Art by Sam Messerly.

Click here to start at the beginning.

I sat on a bench in front of Six Degrees of Bacon next to a statue of a wild boar wearing a cheap plastic graduation gown. I took a sip of my hickory-smoked bacon flavored coffee and adjusted my new hat. The hat grunted and squealed whenever I touched it, but I was too tired to throw it to the ground of the parking lot and stomp the electronics to bits. And anyway, bizarrely, some part of me found the entire situation really funny.

It was a pretty small part of me, though. A big part of me resented this whole ridiculous outing. Also, I didn’t know what to make of this bizarre talking prehistoric monster in jeans. I just kept wondering if I could trust this old lizard, why he was here, if he was really going to eat all of humanity. But it seemed like a good thing that someone careful and reasonably intelligent like me was keeping a watch on him.

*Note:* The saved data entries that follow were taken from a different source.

-__global__ __launch_bounds__(1024) void k_op_prefix(const TileDesc *__restrict__ tiles, OpTile *__restrict__ ot)
-{
-    __shared__ u32 wsum[16];
-    const u32 tile = blockIdx.x, w = threadIdx.x;
-    const u32 c = (u32)__builtin_popcount(ot[tile].bp[w].x);
-    u32 tot;
-    const u32 ex = wave_excl_scan_u32(c, tot);
-    if ((w & 63) == 0) wsum[w >> 6] = tot;
-    __syncthreads();
-    u32 before = 0, all = 0;
-    for (u32 q = 0; q < 16; q++) { if (q < (w >> 6)) before += wsum[q]; all += wsum[q]; }
-    ot[tile].bp[w].y = before + ex;
-    if (w == 0) { ot[tile].live = all; ot[tile].two_pass = (tiles[tile].wlen < (u32)OP_MIN_KEYS || all > (u32)OP_LMAX) ? 1u : 0u; }
-}
-
 __device__ __forceinline__ u32 op_bucket(const uint2 *bp, u32 h)
 {
     const uint2 e = bp[h >> 5];
     return e.y + (u32)__builtin_popcount(e.x & ((1u << (h & 31)) - 1u));
 }
 
-constexpr int OP_CNT_NT = 512;
-__global__ __launch_bounds__(OP_CNT_NT) void k_op_count(const u8 *__restrict__ stream, const TileDesc *__restrict__ tiles, int n_tiles,
-                                                        const OpTile *__restrict__ ot, u32 *__restrict__ scratch)
-{
-    __shared__ uint2 bp[1024];
-    __shared__ u32 cnt[OP_LMAX];
-    u32 tile, slice;
-    if (!op_tile_part(n_tiles, OP_TILE_SLICES, tile, slice)) return;
-    if (ot[tile].two_pass) return;
+template <int SH>
+__device__ __forceinline__ u32 op_hash_word_off(u32 y)
+{
+#if MTS_SORT_SCRAMBLE
+    return (sort_hash(y) >> 5) << SH;
+#else
+    static_assert(SH <= 5, "c2's upper three bits are shifted down");
+    return ((y << (5 + SH)) ^ (((y >> 8) & 0xffu) << SH) ^ (((y >> 16) & 0xffu) >> (5 - SH))) & (0x3ffu << SH);
+#endif
+}
+__device__ __forceinline__ u32 op_hash_bit(u32 y) { return MTS_SORT_SCRAMBLE ? sort_hash(y) & 31u : (y >> 16) & 31u; }
+__device__ __forceinline__ u32 op_key_at(u32x2_a4 x, int k ) { return k ? __builtin_amdgcn_alignbyte(x.y, x.x, (u32)k) : x.x; }
+
+constexpr int OP_PLAN_U = 4;
+template <bool FULL>
+__device__ __forceinline__ void op_plan_mark_step(u32 *bm, const u32x2_a4 (&v)[OP_PLAN_U], u32 p0, u32 stride, u32 wlen)
+{
+#pragma unroll
+    for (int k = 0; k < OP_PLAN_U; k++) {
+        u32 *at[4], bit[4], w[4];
+#pragma unroll
+        for (int q = 0; q < 4; q++) {
+            const u32 y = op_key_at(v[k], q);
+            at[q] = (u32 *)((u8 *)bm + op_hash_word_off<2>(y)); bit[q] = 1u << op_hash_bit(y); w[q] = *at[q];
+        }
+#pragma unroll
+        for (int q = 0; q < 4; q++)
+            if ((FULL || p0 + stride * k + q < wlen) && !(w[q] & bit[q])) atomicOr(at[q], bit[q]);
+    }
+}
+template <bool FULL>
+__device__ __forceinline__ void op_plan_count_step(u32 *cnt_row , u32 one , const uint2 *bp, const u32x2_a4 (&v)[OP_PLAN_U], u32 p0, u32 wlen)
+{
+#pragma unroll
+    for (int k = 0; k < OP_PLAN_U; k++) {
+        u32 id[4];
+#pragma unroll
+        for (int q = 0; q < 4; q++) {
+            const u32 y = op_key_at(v[k], q);
+            const uint2 e = *(const uint2 *)((const u8 *)bp + op_hash_word_off<3>(y));
+            id[q] = e.y + (u32)__builtin_popcount(e.x & ((1u << op_hash_bit(y)) - 1u));
+        }
+#pragma unroll
+        for (int q = 0; q < 4; q++)
+            if (FULL || p0 + 256u * k + q < wlen) atomicAdd(&cnt_row[id[q]], one);
+    }
+}
+
+constexpr int OP_PLAN_NT = OP_PLAN_WAVES * 64;
+constexpr int OP_PLAN_CNT_WORDS = OP_PLAN_ROWS * OP_LMAX;
+constexpr int OP_PLAN_DYN_LDS = OP_PLAN_CNT_WORDS * 4;
+constexpr int OP_PLAN_LDS = OP_PLAN_DYN_LDS + 1024 * 4 + 1024 * 8 + OP_PLAN_WAVES * 4;
+static_assert(OP_PLAN_NT == 1024 && OP_LMAX == OP_PLAN_NT && (OP_SLICE / 256) % OP_PLAN_U == 0, "a thread per word of the bitmap, and a thread per bucket");
+static_assert(OP_PLAN_LDS <= (REL_BITS == 18 ? 80 : 160) * 1024, "two planners share a CU's 160 KB (one, with the 2^19 window)");
+
+__global__ __launch_bounds__(OP_PLAN_NT, 8) void k_op_plan(const u8 *__restrict__ stream, const TileDesc *__restrict__ tiles, int n_tiles,
+                                                           OpTile *__restrict__ ot, u32 *__restrict__ scratch)
+{
+    struct {
+        u32 *bm;
+        uint2 *bp;
+        u32 *wsum, *cnt;
+    } L;
+    __shared__ u32 s_bm[1024];
+    __shared__ uint2 s_bp[1024];
+    __shared__ u32 s_wsum[OP_PLAN_WAVES];
+    extern __shared__ __attribute__((aligned(16))) u8 smem[];
+    L.bm = s_bm; L.bp = s_bp; L.wsum = s_wsum; L.cnt = (u32 *)smem;
+    u32 tile, part;
+    if (!op_tile_part(n_tiles, 1, tile, part)) return;
     const TileDesc td = tiles[tile];
-    if (slice >= op_slices(td.wlen)) return;
+    const u32 wlen = td.wlen, t = threadIdx.x, wave = (u32)__builtin_amdgcn_readfirstlane((int)(t >> 6)), lane = t & 63;
+    if (wlen < (u32)OP_MIN_KEYS) {
+        if (t == 0) { ot[tile].live = 0; ot[tile].two_pass = 1u; }
+        return;
+    }
     const u8 *s = stream + td.stream_off + td.w;
-    for (int i = threadIdx.x; i < 1024; i += OP_CNT_NT) { bp[i] = ot[tile].bp[i]; cnt[i] = 0; }
-    const u32 beg = slice * OP_SLICE, end = min(beg + (u32)OP_SLICE, td.wlen);
-    constexpr int U = OP_SLICE / (4 * OP_CNT_NT);
-    static_assert(OP_SLICE % (4 * OP_CNT_NT) == 0, "whole loads");
-    u32x2_a4 v[U];
-#pragma unroll
-    for (int k = 0; k < U; k++) v[k] = op_load8(s, min(beg + 4u * (OP_CNT_NT * k + threadIdx.x), (end - 1) & ~3u));
-    __syncthreads();
-#pragma unroll
-    for (int k = 0; k < U; k++)
-#pragma unroll
-        for (int q = 0; q < 4; q++)
-            if (beg + 4u * (OP_CNT_NT * k + threadIdx.x) + q < end) atomicAdd(&cnt[op_bucket(bp, op_hash_at(v[k], q))], 1u);
-    __syncthreads();
-    u16 *row = (u16 *)(scratch + td.sorted_off + (size_t)slice * OP_ROW_WORDS);
-    for (int i = threadIdx.x; i < 512; i += OP_CNT_NT) ((u32 *)row)[i] = cnt[2 * i] | (cnt[2 * i + 1] << 16);
-}
-
-__global__ __launch_bounds__(1024) void k_op_scan(const TileDesc *__restrict__ tiles, const OpTile *__restrict__ ot, u32 *__restrict__ scratch)
-{
-    __shared__ u32 wsum[16];
-    const u32 tile = blockIdx.x, b = threadIdx.x;
-    if (ot[tile].two_pass) return;
-    const TileDesc td = tiles[tile];
-    const u32 ns = op_slices(td.wlen);
-    u32 *rows = scratch + td.sorted_off;
-    u32 c[OP_TILE_SLICES], total = 0;
-#pragma unroll
-    for (int sl = 0; sl < OP_TILE_SLICES; sl++) c[sl] = (u32)sl < ns ? ((const u16 *)(rows + (size_t)sl * OP_ROW_WORDS))[b] : 0u;
-#pragma unroll
-    for (int sl = 0; sl < OP_TILE_SLICES; sl++) total += c[sl];
-    u32 tot;
-    const u32 ex = wave_excl_scan_u32(total, tot);
-    if ((b & 63) == 0) wsum[b >> 6] = tot;
-    __syncthreads();
-    u32 run = ex;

“You don’t have to wear the hat,” said the dinosaur after swallowing down the Heaven Bacon in two huge chomps. “It does look good on you, though.

“Thanks,” I said. “By the way, as long as we are doing this whole ambassador thing, well… what should I call you? Do you have an actual name? I don’t want to call you King T-Rex—it sounds ridiculous.”

The old lizard popped a trotter in his mouth, crunched it noisily.

“You can call me ‘your majesty’ if you like,” he said.

“Absolutely not,” I said.

The dinosaur grinned.

“I do have a name, but it’s not really an English name,” he said. “Not like Mike or Billy or Sue or something like that.”

“Well?” I said. “What is it?”

The old lizard snuffled and kind of made a deep belching wheeze, then slurped his Bacon Pho Sure. I waited.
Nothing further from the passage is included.